In particular, you need deletion rights on the base relation. This is an important point. (If your initial design did not include deletion rights on the base relation it was flawed, as deletions on the view imply deletions on the base relation.)
Now, I feel that users with the right to delete should also be allowed to select, just to make sure they know what they are doing. Of course, this is just my opinion.
Besides, I believe that "problematic" view updates (i.e., those that cannot be undone using further view updates) can be avoided by proper schema design. (As I don't know how people are using view updates I cannot prove this. Unfortunately.)
> Now if I wanted to have it back, I'd like to have a nice
> way of restoring deleted data, like using a backup in the way of
> HSMs: it would be nice to tell a system "give me whatever was in
> such and such a tuple at such and such a time". A relational
> system could be able to fetch that data from backup thru an HSM
> and give me that data, but that is orthogonal to deleting it.
I'm not sure what you mean by "whatever was in such and such a tuple". If we are in the setting of a deletion from a projection view then the user does not have access to all attributes of the base relation tuples. Hence, the system must not show them to the user via backups.
Another problem coming up here is that different users may have changed the tuple since "such and such a time". The updates of those users will be lost when a backup is installed, violating serializability. When using view updates instead of backups (which is possible in my setting), the effects of those updates will be based upon all intermediate changes.
> > 3. As a db admin, I expect that users know what they are doing
> > when they manipulate data. Does anybody else believe that this
> > is a reasonable requirement?
>
> Well, that's what we have access control and declared
> constraints for.
I don't see that. What constraint prevents a user from deleting in a projection that preserves the key? (I assume that users access the database via an external schema. In particular, users should neither know nor care whether they access a view or a base relation.)

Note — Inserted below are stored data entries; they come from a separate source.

GFM_API int gfm_score_kmers(gfm_motif_t m, const uint8_t *d_kmers, int64_t n, int32_t *d_scores,
                            uint64_t *d_hist, int32_t select_cutoff, int64_t row_base,
                            int64_t *d_hit_rows, int64_t hit_capacity, uint64_t *d_hit_count,
                            uint32_t flags, void *stream, void *tail_stream)
{
    if (!m) return fail(GFM_ERR_INVALID, "motif is NULL");
    if (n < 0) return fail(GFM_ERR_INVALID, "negative row count");
    hipStream_t st = static_cast<hipStream_t>(stream);
    hipStream_t tail = tail_stream ? static_cast<hipStream_t>(tail_stream) : st;
    const bool split = tail != st;
    if (n == 0) {
        if ((flags & GFM_FLAG_RESET_HITS) && d_hit_count) {
            if (split) {
                const int rcj = join_launch_streams(m, st);
                if (rcj) return rcj;
                HIP_TRY(hipEventRecord(m->ev_scored[0], st));
                HIP_TRY(hipStreamWaitEvent(tail, m->ev_scored[0], 0));
            }
            HIP_TRY(hipMemsetAsync(d_hit_count, 0, sizeof(uint64_t), tail));
        }
        return GFM_OK;
    }
    if (!d_kmers) return fail(GFM_ERR_INVALID, "NULL device buffer");
    {
        int dev = -1;
        HIP_TRY(hipGetDevice(&dev));
        if (dev != m->device)
            return fail(GFM_ERR_INVALID, "the motif lives on device %d, the current device is %d", m->device, dev);
    }
    if ((reinterpret_cast<uintptr_t>(d_kmers) & 15u) != 0)
        return fail(GFM_ERR_INVALID, "d_kmers must be 16-byte aligned");
    if ((reinterpret_cast<uintptr_t>(d_scores) & 3u) != 0)
        return fail(GFM_ERR_INVALID, "d_scores must be 4-byte aligned");
    if (!d_scores && !d_hist && select_cutoff == GFM_NO_SELECT)
        return fail(GFM_ERR_INVALID, "nothing to do: no scores, no histogram, no selection");
    if (n > (int64_t)kQuadRows * 0x7fffff00ll)
        return fail(GFM_ERR_INVALID, "too many rows for one launch (split the batch)");
    const bool select = select_cutoff != GFM_NO_SELECT;
    if (select && (!d_hit_rows || !d_hit_count))
        return fail(GFM_ERR_INVALID, "selection requested without hit buffers");
    const int use_hist = d_hist ? 1 : 0;
    const long long nchunks = (n + kQuadRows - 1) / kQuadRows;
    const long long want = (nchunks + m->q_waves - 1) / m->q_waves;
    const int avail = split ? std::max(1, m->max_slabs - m->reserve_cus * (m->max_slabs / m->n_cu)) : m->max_slabs;
    int nslabs = (int)std::min<long long>(want, avail);
    if (want > avail) {
        long long best_cap = -1;
        for (int g = avail; g >= std::max(1, avail - avail / 8); --g) {
            const long long per_turn = (long long)g * m->q_waves;
            const long long cap = (nchunks + per_turn - 1) / per_turn * per_turn;
            if (best_cap < 0 || cap < best_cap) { best_cap = cap; nslabs = g; }
        }
    }

    const unsigned k = m->call_no++;
    const int ws = (int)(k % (unsigned)kWorkspaces), slot = (int)(k % (unsigned)kCtlSlots);
    const int ws_prev = (int)((k + kWorkspaces - 1) % (unsigned)kWorkspaces);
    const bool reset = (flags & GFM_FLAG_RESET_HITS) != 0;
    const bool same_owner = st == m->last_st && tail == m->last_tail;
    const bool caller_orders = (flags & GFM_FLAG_CALLER_ORDERS_REUSE) && same_owner && m->same_pair_run >= (unsigned)kWorkspaces;
    const bool orders_next = (flags & GFM_FLAG_CALLER_ORDERS_REUSE) && same_owner && m->same_pair_run + 1 == (unsigned)kWorkspaces;
    m->same_pair_run = same_owner ? m->same_pair_run + 1 : 1;
    m->last_st = st;
    m->last_tail = tail;
    bool overlap = false, idle = false;
    if ((flags & GFM_FLAG_OVERLAP_LAUNCHES) && split && m->overlap_on && !(select && !reset) &&
        (caller_orders || orders_next)) {
        int rco = ensure_launch_streams(m);
        if (!rco && caller_orders) {
            overlap = true;
            rco = caller_stream_idle(m, st, &idle);
        }
        if (rco) return rco;
    }
    hipStream_t kst = overlap ? m->launch_st[k & 1u] : st;
    if (overlap && !idle) {
        HIP_TRY(hipEventRecord(m->ev_join[ws], st));
        HIP_TRY(hipStreamWaitEvent(kst, m->ev_join[ws], 0));
    }
    if (overlap && want > avail) nslabs = avail;
#ifdef GFM_LAB
    if (const char *e = std::getenv("GRAFIMO_SCORE_GRID")) {
        const int g = atoi(e);
        if (want > avail && g >= 1 && g <= m->max_slabs) nslabs = g;
    }
#endif
    if (!overlap) {
        const int rcj = join_launch_streams(m, st);
        if (rcj) return rcj;
    }
    if (m->posted_valid[ws] && !caller_orders)
        HIP_TRY(hipStreamWaitEvent(st, m->ev_posted[ws], 0));
    if (split && select && !reset && m->posted_valid[ws_prev])
        HIP_TRY(hipStreamWaitEvent(st, m->ev_posted[ws_prev], 0));
    ScoreArgs<1> args{};
    args.store_through = d_scores ? score_store_through(n, 1) : 2;
    fill_motif_args(args.m[0], m, ws, slot, use_hist, m->hlo, m->hnb, select_cutoff, d_scores,
                    reinterpret_cast<long long *>(d_hit_rows), hit_capacity,
                    reset ? nullptr : reinterpret_cast<unsigned long long *>(d_hit_count));
    hipEvent_t scored = split ? m->ev_scored[ws] : nullptr;
    int rc = dispatch_quad(m->W, 1, m, d_kmers, n, row_base, &args, m->lds_bytes, nslabs, m->q_waves, kst, false,
                           split ? &scored : nullptr);
    if (rc) return rc;
    if (overlap) {
        m->launch_last[k & 1u] = scored;
        if (idle) ++m->overlapped;
    }
    if (split) HIP_TRY(hipStreamWaitEvent(tail, scored, 0));
    m->tail_pending = -1;
    if (split && m->ev_last >= 0 && !m->tev0.empty()) {
        HIP_TRY(hipEventRecord(m->tev0[m->ev_last], tail));
        m->tail_pending = m->ev_last;
    }
    rc = launch_post(m, m->d_partials[ws], nslabs, reinterpret_cast<unsigned long long *>(d_hist),
                     m->hlo, m->hnb, m->d_spill[ws], m->d_resid[ws], m->d_resid_n[ws], select ? nslabs : 0, m->d_ctl, slot,
                     reinterpret_cast<long long *>(d_hit_rows), hit_capacity,
                     reinterpret_cast<unsigned long long *>(d_hit_count), tail);
    if (rc) return rc;
    if (split) {
        HIP_TRY(hipEventRecord(m->ev_posted[ws], tail));
        m->posted_valid[ws] = true;
    } else {
        m->posted_valid[ws] = false;
    }
    return GFM_OK;
}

> > Again, for view updates this is often not the case. E.g., in
> > case of projections users delete tuples they do not know
> > completely; in case of deletions from unions they do not even
> > know from which relation something gets deleted.
>
> And why it should matter? Suffices them to know to
> identify which information they deleted; the system (and therefore
> the DBA) should know where it was deleted from because he knows
> the constraints derivation rules. Then the information can be
> fetched from a backup if necessary.
First, how many times may I ask the DBA to undo my updates before my
account disappears?
Second, as suggested above, installing backups might violate
serializability.
> > It turns out that (2) and (3) above are equivalent. I wrote a
> > paper about this issue, where I warn against using view updates.
> > If you are interested, take a look at:
> > http://dbms.uni-muenster.de/publications/downloads/view-updates.pdf
> > A small warning: An almost identical version of that paper got
> > rejected at ICDT'03. Basically, the anonymous referees did not
> > buy (2) and (3).
>
> I have to agree with them. While you have a nice point on
> your points (2) and (3) being equivalent, and your first
> paragraphs make for interesting reading, I don't agree with the
> assumptions that SQL is sane, bags are desirable, and reversal
> thru views are desirable.
I neither said that SQL is sane nor that bags are desirable, but that's the way how commercially successful databases work... In fact, my first observation implies that SQL in conjunction with bags is flawed.
Nevertheless, my argumentation does neither rely on the update language being SQL nor relations being bags. My point is that a large class of view updates (those without a constant complement translator; please see my paper for details) is dangerous and should not be allowed. My conjecture is that all those problematic view updates can be avoided by proper (external) schema design.